I have plastered brick foundation walls in my basement and I want to use 2in rigid foam board on my walls down below the frost line to help with eventually using 2x2 furring strips and installing drywall. I can't close the ceiling because the height is too low but I feel like this will give the basement a much cleaner look.

Anyhow. What type of glue should I use to glue the boards to the wall? Liquid nails? Is there any resistance required to allow the boards/glue to solidify? Or just hang and move on.

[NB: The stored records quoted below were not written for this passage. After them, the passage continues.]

vstrains_amd/csrc/vs_pe.hip:

```cpp
#include <stdio.h>
#include <stdlib.h>
#include <string.h>

#include "vs_internal.h"

#define TPB 256
#define LCAP 20u
__device__ __forceinline__ const uint32_t *vs_row_quad(const uint32_t *__restrict__ lists, const uint32_t *__restrict__ hi, uint64_t row, uint32_t q) {
    return q < LC / 4u ? lists + row * LC + 4u * q : hi + row * 4u;
}
#define EMPTY_NODE 0xFFFFFFFFu

struct PeParams {
    VsIndexDev idx;
    VsReadsDev rd;
    uint32_t *node_mat, *short_mat;
    unsigned long long *stats;
    uint32_t ept, pmax, words_cap, pool, pool_bits;
    uint64_t n_tiles;
    uint32_t *slow_list, *slow_count;
    uint32_t *dbg_lists, *dbg_counts;
    uint32_t dbg_cap;
    uint32_t accumulate;
    const uint32_t *perm;
// ... 1460 lines not shown
__device__ __forceinline__ uint32_t vs_locus_key(const VsIndexDev &idx, const VsReadsDev &rd, uint64_t p) {
    const uint32_t mf = rd.meta[2 * p], mr = rd.meta[2 * p + 1];
    const uint32_t N = idx.n_nodes, w = idx.w, s = idx.s, K = idx.K;
    if ((((mf | mr) >> 24) & VS_FLAG_N) || (mf & VS_LEN_MASK) < K || (mr & VS_LEN_MASK) < K) return N + 1u;
    const uint32_t rlen = mf & VS_LEN_MASK;
    const uint64_t base = (uint64_t)rd.woff[2 * p] * 16u;
    const bool inv = (mf >> 24) & VS_FLAG_INVALID;
    for (uint32_t j = vs_seed_phase(rlen, w, s); j + w <= rlen; j += s) {
        if (inv && vs_seed_dirty(rd.mask, base + j, w)) continue;
        uint32_t pa, pb, sr;
        const uint64_t key = vs_seed_key(rd.words, base + j, w, &sr);
        const uint32_t c = vs_probe(idx, key, sr, &pa, &pb);
        if (c) return c == 1u ? pa : (idx.postings[pa].x & 0x01FFFFFFu);
    }
    return N;
}

__device__ __forceinline__ uint32_t vs_locus_key_end(const VsIndexDev &idx, const VsReadsDev &rd, uint64_t e) {
    const uint32_t m = rd.meta[e];
    const uint32_t N = idx.n_nodes, w = idx.w, s = idx.s, rlen = m & VS_LEN_MASK;
    const uint64_t base = (uint64_t)rd.woff[e] * 16u;
    const bool inv = (m >> 24) & VS_FLAG_INVALID;
    for (uint32_t j = vs_seed_phase(rlen, w, s); j + w <= rlen; j += s) {
        if (inv && vs_seed_dirty(rd.mask, base + j, w)) continue;
        uint32_t pa, pb, sr;
        const uint64_t key = vs_seed_key(rd.words, base + j, w, &sr);
        const uint32_t c = vs_probe(idx, key, sr, &pa, &pb);
        if (c) return c == 1u ? pa : (idx.postings[pa].x & 0x01FFFFFFu);
    }
    return N;
}

#define LOCUS_TPB 1024
__global__ void __launch_bounds__(LOCUS_TPB)
k_locus_count(VsIndexDev idx, VsReadsDev rd, uint64_t n_pairs, uint32_t chunk, uint32_t n_wg, uint32_t *__restrict__ keys,
              uint32_t *__restrict__ cnt, uint32_t key_lo, uint32_t nk, uint32_t compute) {
    for (uint32_t i = threadIdx.x; i < nk; i += LOCUS_TPB) vs_lds[i] = 0;
    __syncthreads();
    const uint64_t lo = (uint64_t)blockIdx.x * chunk;
    const uint64_t hi = lo + chunk < n_pairs ? lo + chunk : n_pairs;
    for (uint64_t p = lo + threadIdx.x; p < hi; p += LOCUS_TPB) {
        uint32_t key;
        if (compute) {
            key = vs_locus_key(idx, rd, p);
            keys[p] = key;
        } else {
            key = keys[p];
        }
        if (key - key_lo < nk) atomicAdd(&vs_lds[key - key_lo], 1u);
    }
    __syncthreads();
    for (uint32_t i = threadIdx.x; i < nk; i += LOCUS_TPB) cnt[(uint64_t)(key_lo + i) * n_wg + blockIdx.x] = vs_lds[i];
}

__global__ void __launch_bounds__(LOCUS_TPB)
k_locus_scatter(uint32_t key_lo, uint32_t nk, uint64_t n_pairs, uint32_t chunk, uint32_t n_wg, const uint32_t *__restrict__ keys,
                const uint32_t *__restrict__ first, uint32_t *__restrict__ perm) {
    for (uint32_t i = threadIdx.x; i < nk; i += LOCUS_TPB) vs_lds[i] = first[(uint64_t)(key_lo + i) * n_wg + blockIdx.x];
    __syncthreads();
    const uint64_t lo = (uint64_t)blockIdx.x * chunk;
    const uint64_t hi = lo + chunk < n_pairs ? lo + chunk : n_pairs;
    for (uint64_t p = lo + threadIdx.x; p < hi; p += LOCUS_TPB) {
        const uint32_t key = keys[p];
        if (key - key_lo < nk) perm[atomicAdd(&vs_lds[key - key_lo], 1u)] = (uint32_t)p;
    }
}

__global__ void __launch_bounds__(TPB)
k_pe_locus(VsIndexDev idx, VsReadsDev rd, uint64_t n_pairs, uint32_t *__restrict__ keys, uint32_t *__restrict__ hist) {
    const uint64_t p = (uint64_t)blockIdx.x * TPB + threadIdx.x;
    if (p >= n_pairs) return;
    const uint32_t key = vs_locus_key(idx, rd, p);
    keys[p] = key;
    atomicAdd(&hist[key], 1u);
}

__global__ void __launch_bounds__(TPB)
k_pe_permute(uint64_t n_pairs, const uint32_t *__restrict__ keys, uint32_t *__restrict__ cursor, uint32_t *__restrict__ perm) {
    const uint64_t p = (uint64_t)blockIdx.x * TPB + threadIdx.x;
    if (p >= n_pairs) return;
    perm[atomicAdd(&cursor[keys[p]], 1u)] = (uint32_t)p;
}
// ... 371 lines not shown
            const uint32_t off = (uint32_t)(((uintptr_t)m >> 2) & 15u);
            VS_HIP(ctx, hipMemsetAsync(queue, 0, sizeof(uint32_t), st));
            if (mode)
                hipLaunchKernelGGL(k_rows_sum<1>, dim3(grid), dim3(RS_TPB), RSUM_LDS_BYTES, st, sl, sh, sc, (const uint32_t *)mult, N, row_ptr, entries, R, n_strips, fill, m,
                                   off, d_tile_map, T, queue);
            else
                hipLaunchKernelGGL(k_rows_sum<0>, dim3(grid), dim3(RS_TPB), RSUM_LDS_BYTES, st, sl, sh, sc, (const uint32_t *)mult, N, row_ptr, entries, R, n_strips, fill, m,
                                   off, d_tile_map, T, queue);
        }
    }
    VS_HIP(ctx, hipGetLastError());
    return VS_OK;
}

struct TilesFn {
    uint32_t mode, sw, sp, ad;
    const void *fn;
    const char *name;
};
#define TILES(M, SW, SP) {M, SW, SP, 0u, (const void *)k_pe_tiles<M, SW, SP>, "k_pe_tiles<" #M ", " #SW ", " #SP ">"}
#define TILES_AD(M, SW, SP) {M, SW, SP, 1u, (const void *)k_pe_tiles<M, SW, SP, true>, "k_pe_tiles<" #M ", " #SW ", " #SP ", true>"}, TILES(M, SW, SP)
static const TilesFn TILES_TABLE[] = {TILES_AD(1, 10u, 4u), TILES_AD(1, 8u, 3u), TILES_AD(1, 7u, 2u), TILES_AD(1, 7u, 3u), TILES(1, 0u, 0u),
                                      TILES_AD(2, 16u, 2u), TILES(2, 0u, 0u),    TILES(0, 0u, 0u)};

static int pe_launch(vs_ctx *ctx, const vs_reads *reads, uint32_t *d_node_mat, uint32_t *d_short_mat, uint64_t *d_stats,
                     uint32_t *d_dbg_lists, uint32_t *d_dbg_counts, uint32_t dbg_cap, uint8_t *d_tile_map = nullptr) {
    if (!ctx->has_index) return vs_fail(ctx, VS_E_STATE, "vs_pe_count: build an index first (vs_index_build)");
    VS_HIP(ctx, hipSetDevice(ctx->device));
    hipStream_t st = ctx->stream;
    const VsIndexDev &idx = ctx->idx;
    const uint64_t n_pairs = reads->n_ends / 2;
    ctx->last_ms[0] = ctx->last_ms[1] = ctx->last_ms[2] = 0;
    ctx->last_launched = 0;
    if (ctx->experiment) vs_tuning_load(ctx->tune, true);
    PePlanIn in;
    in.n_nodes = idx.n_nodes; in.K = idx.K; in.w = idx.w; in.s = idx.s;
    in.n_seed_pos = ctx->n_seed_pos; in.n_distinct = ctx->n_distinct; in.max_node_len = ctx->max_node_len; in.n_cu = (uint32_t)ctx->n_cu;
    in.n_ends = reads->n_ends; in.max_len = (uint32_t)reads->max_len;
    in.has_mask = reads->d_mask != nullptr; in.has_inv4 = reads->d_inv4 != nullptr;
    in.count = d_node_mat != nullptr; in.tile_map = d_tile_map != nullptr;
    in.tune = ctx->tune;
    const PePlan pl = vs_pe_plan(in);
    if (pl.status != VS_OK) return vs_fail(ctx, pl.status, "%s", pl.msg);
    if (!pl.n_tiles) return VS_OK;
    const TilesFn *tf = nullptr;
    for (const TilesFn &t : TILES_TABLE)
        if (t.mode == pl.mode && t.sw == pl.sw && t.sp == pl.sp && t.ad == pl.ad) tf = &t;
    if (!tf) return vs_fail(ctx, VS_E_STATE, "vs_pe_count: the plan names k_pe_tiles<%u, %uu, %uu, %u>, which this build does not hold", pl.mode, pl.sw, pl.sp, pl.ad);

    VS_HIP(ctx, ctx->d_slow_list.reserve(sizeof(uint32_t) * n_pairs));
    VS_HIP(ctx, ctx->d_slow_count.reserve(sizeof(uint32_t) * vs_ctx::SC_WORDS));
    VS_HIP(ctx, ctx->d_slow_list2.reserve(sizeof(uint32_t) * n_pairs));
    if (ctx->dense_nodes != idx.n_nodes) ctx->d_dense.reset();
    bool dense_new = false;
    VS_HIP(ctx, ctx->d_dense.reserve(pl.dense_bytes, pl.dense_bytes, &dense_new));
    if (dense_new) {
        ctx->dense_nodes = idx.n_nodes;
        uint64_t N = idx.n_nodes ? idx.n_nodes : 1;
        VS_HIP(ctx, hipMemsetAsync(ctx->d_dense.ptr(), 0xFF, pl.dense_bytes, st));
        hipLaunchKernelGGL(k_dense_zero_cnt, dim3((unsigned)((N * pl.slow_grid + TPB - 1) / TPB)), dim3(TPB), 0, st,
                           ctx->d_dense.as<uint32_t>(), N, (uint64_t)pl.slow_grid);
    }
    VS_HIP(ctx, hipMemsetAsync(ctx->d_slow_count.ptr(), 0, sizeof(uint32_t) * vs_ctx::SC_WORDS, st));
    if (pl.use_sort) {
        VS_HIP(ctx, ctx->d_locus_keys.reserve(sizeof(uint32_t) * n_pairs));
        VS_HIP(ctx, ctx->d_perm.reserve(sizeof(uint32_t) * n_pairs));
// ... 46 lines not shown
        const uint64_t nk = pl.locus_keys;
        ctx->last_launched |= pl.lds_sort ? VS_RAN_LOCUS_LDS_SORT : VS_RAN_LOCUS_GLOBAL_SORT;
        if (pl.lds_sort) {
            const uint32_t n_wg = LOCUS_WGS, chunk = pl.locus_chunk, per_pass = pl.locus_per_pass;
            const size_t lds_keys = sizeof(uint32_t) * per_pass;
            if (lds_keys > 64u * 1024u) {
                VS_HIP(ctx, hipFuncSetAttribute((const void *)k_locus_count, hipFuncAttributeMaxDynamicSharedMemorySize, (int)lds_keys));
                VS_HIP(ctx, hipFuncSetAttribute((const void *)k_locus_scatter, hipFuncAttributeMaxDynamicSharedMemorySize, (int)lds_keys));
            }
            for (uint32_t key_lo = 0; key_lo < nk; key_lo += per_pass) {
                const uint32_t n_here = (uint32_t)(nk - key_lo < per_pass ? nk - key_lo : per_pass);
                hipLaunchKernelGGL(k_locus_count, dim3(n_wg), dim3(LOCUS_TPB), lds_keys, st, idx, reads->dev(), n_pairs, chunk, n_wg,
                                   ctx->d_locus_keys.as<uint32_t>(), ctx->d_locus_hist.as<uint32_t>(), key_lo, n_here, key_lo == 0u ? 1u : 0u);
            }
            int rc = vs_scan_u32(ctx, ctx->d_locus_hist.as<const uint32_t>(), ctx->d_locus_hist.as<uint32_t>(), nk * n_wg,
                                 ctx->d_scan_tmp.as<uint64_t>(), nullptr);
            if (rc) return rc;
            for (uint32_t key_lo = 0; key_lo < nk; key_lo += per_pass) {
                const uint32_t n_here = (uint32_t)(nk - key_lo < per_pass ? nk - key_lo : per_pass);
                hipLaunchKernelGGL(k_locus_scatter, dim3(n_wg), dim3(LOCUS_TPB), lds_keys, st, key_lo, n_here, n_pairs, chunk, n_wg,
                                   ctx->d_locus_keys.as<const uint32_t>(), ctx->d_locus_hist.as<const uint32_t>(), ctx->d_perm.as<uint32_t>());
            }
        } else {
            VS_HIP(ctx, hipMemsetAsync(ctx->d_locus_hist.ptr(), 0, sizeof(uint32_t) * nk, st));
            const unsigned pg = (unsigned)((n_pairs + TPB - 1) / TPB);
            hipLaunchKernelGGL(k_pe_locus, dim3(pg), dim3(TPB), 0, st, idx, reads->dev(), n_pairs, ctx->d_locus_keys.as<uint32_t>(),
                               ctx->d_locus_hist.as<uint32_t>());
            int rc = vs_scan_u32(ctx, ctx->d_locus_hist.as<const uint32_t>(), ctx->d_locus_hist.as<uint32_t>(), nk,
                                 ctx->d_scan_tmp.as<uint64_t>(), nullptr);
            if (rc) return rc;
            hipLaunchKernelGGL(k_pe_permute, dim3(pg), dim3(TPB), 0, st, n_pairs, ctx->d_locus_keys.as<const uint32_t>(),
                               ctx->d_locus_hist.as<uint32_t>(), ctx->d_perm.as<uint32_t>());
        }
    }
    VS_HIP(ctx, hipEventRecord(ctx->ev[0], st));
    if (!d_node_mat) VS_HIP(ctx, hipEventRecord(ctx->ev[4], st));
    ctx->last_kernel = tf->name;
    {
        void *kargs[] = {(void *)&P};
        VS_HIP(ctx, hipLaunchKernel(tf->fn, dim3((unsigned)pl.grid), dim3(TTPB), kargs, lds, st));
    }
    if (d_node_mat) {
        const uint64_t used_ends = 2ull * n_pairs;
        if (pl.list_ends > used_ends)
            VS_HIP(ctx, hipMemsetAsync(ctx->d_list_counts.as<uint32_t>() + used_ends, 0, sizeof(uint32_t) * (pl.list_ends - used_ends), st));
        const uint64_t slots_pairs = pl.list_ends / 2;
        VS_HIP(ctx, hipEventRecord(ctx->ev[4], st));
        if (pl.use_rows) {
            const int rc = pe_count_by_rows(ctx, pl, d_node_mat, d_short_mat, d_tile_map, P.tile_T);
            if (rc) return rc;
            ctx->last_launched |= VS_RAN_ROW_OWNERS;
        } else {
            uint32_t *acc_queue = ctx->d_slow_count.as<uint32_t>() + vs_ctx::SC_ACC_QUEUE;
            if (pl.mark_tiles)
                hipLaunchKernelGGL(k_mark_tiles, dim3((unsigned)((slots_pairs + 255u) / 256u)), dim3(256), 0, st, ctx->d_lists.as<const uint32_t>(),
                                   ctx->d_list_counts.as<const uint32_t>(), slots_pairs, d_tile_map, P.tile_T, pl.ept);
            VS_HIP(ctx, hipFuncSetAttribute((const void *)k_pe_accumulate, hipFuncAttributeMaxDynamicSharedMemorySize, (int)ACC_LDS_BYTES));
            hipLaunchKernelGGL(k_pe_accumulate, dim3(pl.acc_grid), dim3(ACC_TPB), ACC_LDS_BYTES, st, ctx->d_lists.as<const uint32_t>(),
                               ctx->d_list_counts.as<const uint32_t>(), slots_pairs, pl.acc_per_wg, idx.n_nodes, pl.use_table, pl.acc_fill, d_node_mat,
                               d_short_mat, acc_queue, pl.ept);
        }
    }
    VS_HIP(ctx, hipEventRecord(ctx->ev[1], st));
    const bool no_mid = ctx->tune.no_mid;
    ctx->last_launched |= no_mid ? 0u : VS_RAN_PE_MID;
    if (!no_mid) {
// ... 6 lines not shown
                           ctx->d_slow_list.as<const uint32_t>(), ctx->d_slow_count.as<const uint32_t>());
    }
    VS_HIP(ctx, hipEventRecord(ctx->ev[2], st));
    VS_HIP(ctx, hipGetLastError());
    return VS_OK;
}
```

If anyone has done something like this any advice is appreciated.

Thanks


----------



## Nealtw (Jun 22, 2017)

How To Attach Rigid Foam Insulation To Concrete - YouTube


----------



## XSleeper (Sep 23, 2007)

PL300 is the foam board adhesive most box stores will have in stock. You will usually want to brace it with a few boards diagonally against the wall to ensure you are holding it into the glue.


----------



## stop23 (12 mo ago)

I did something similar not too long ago. PL300 to glue the foam to the wall. Instead of using furring strips, I cut strips of 3/4” ply and built frames on the ground. Attached the frames to the wall loosely with tapcon every 30” or so. Drove long screws next to each tapcon to push the frame away from the wall. Plumbed and squared the wall by adjusting the tapcons to pull in and the long screws to push it away. Once it was in the right spot, I sprayed expanding foam behind the frame wherever there was a gap. Once the foam dried I took out the screws and snugged up the tapcons. Wall is plumb, square, straight, and rock solid.


----------



## stick\shift (Mar 23, 2015)

I don't like the plywood approach because it leaves little depth for running electrical.


----------



## stop23 (12 mo ago)

I used insofast in areas I needed to run wires behind the drywall. It was expensive though which is why I went the plywood route to semi-finish my shop. I decided to run conduit on the outside.


----------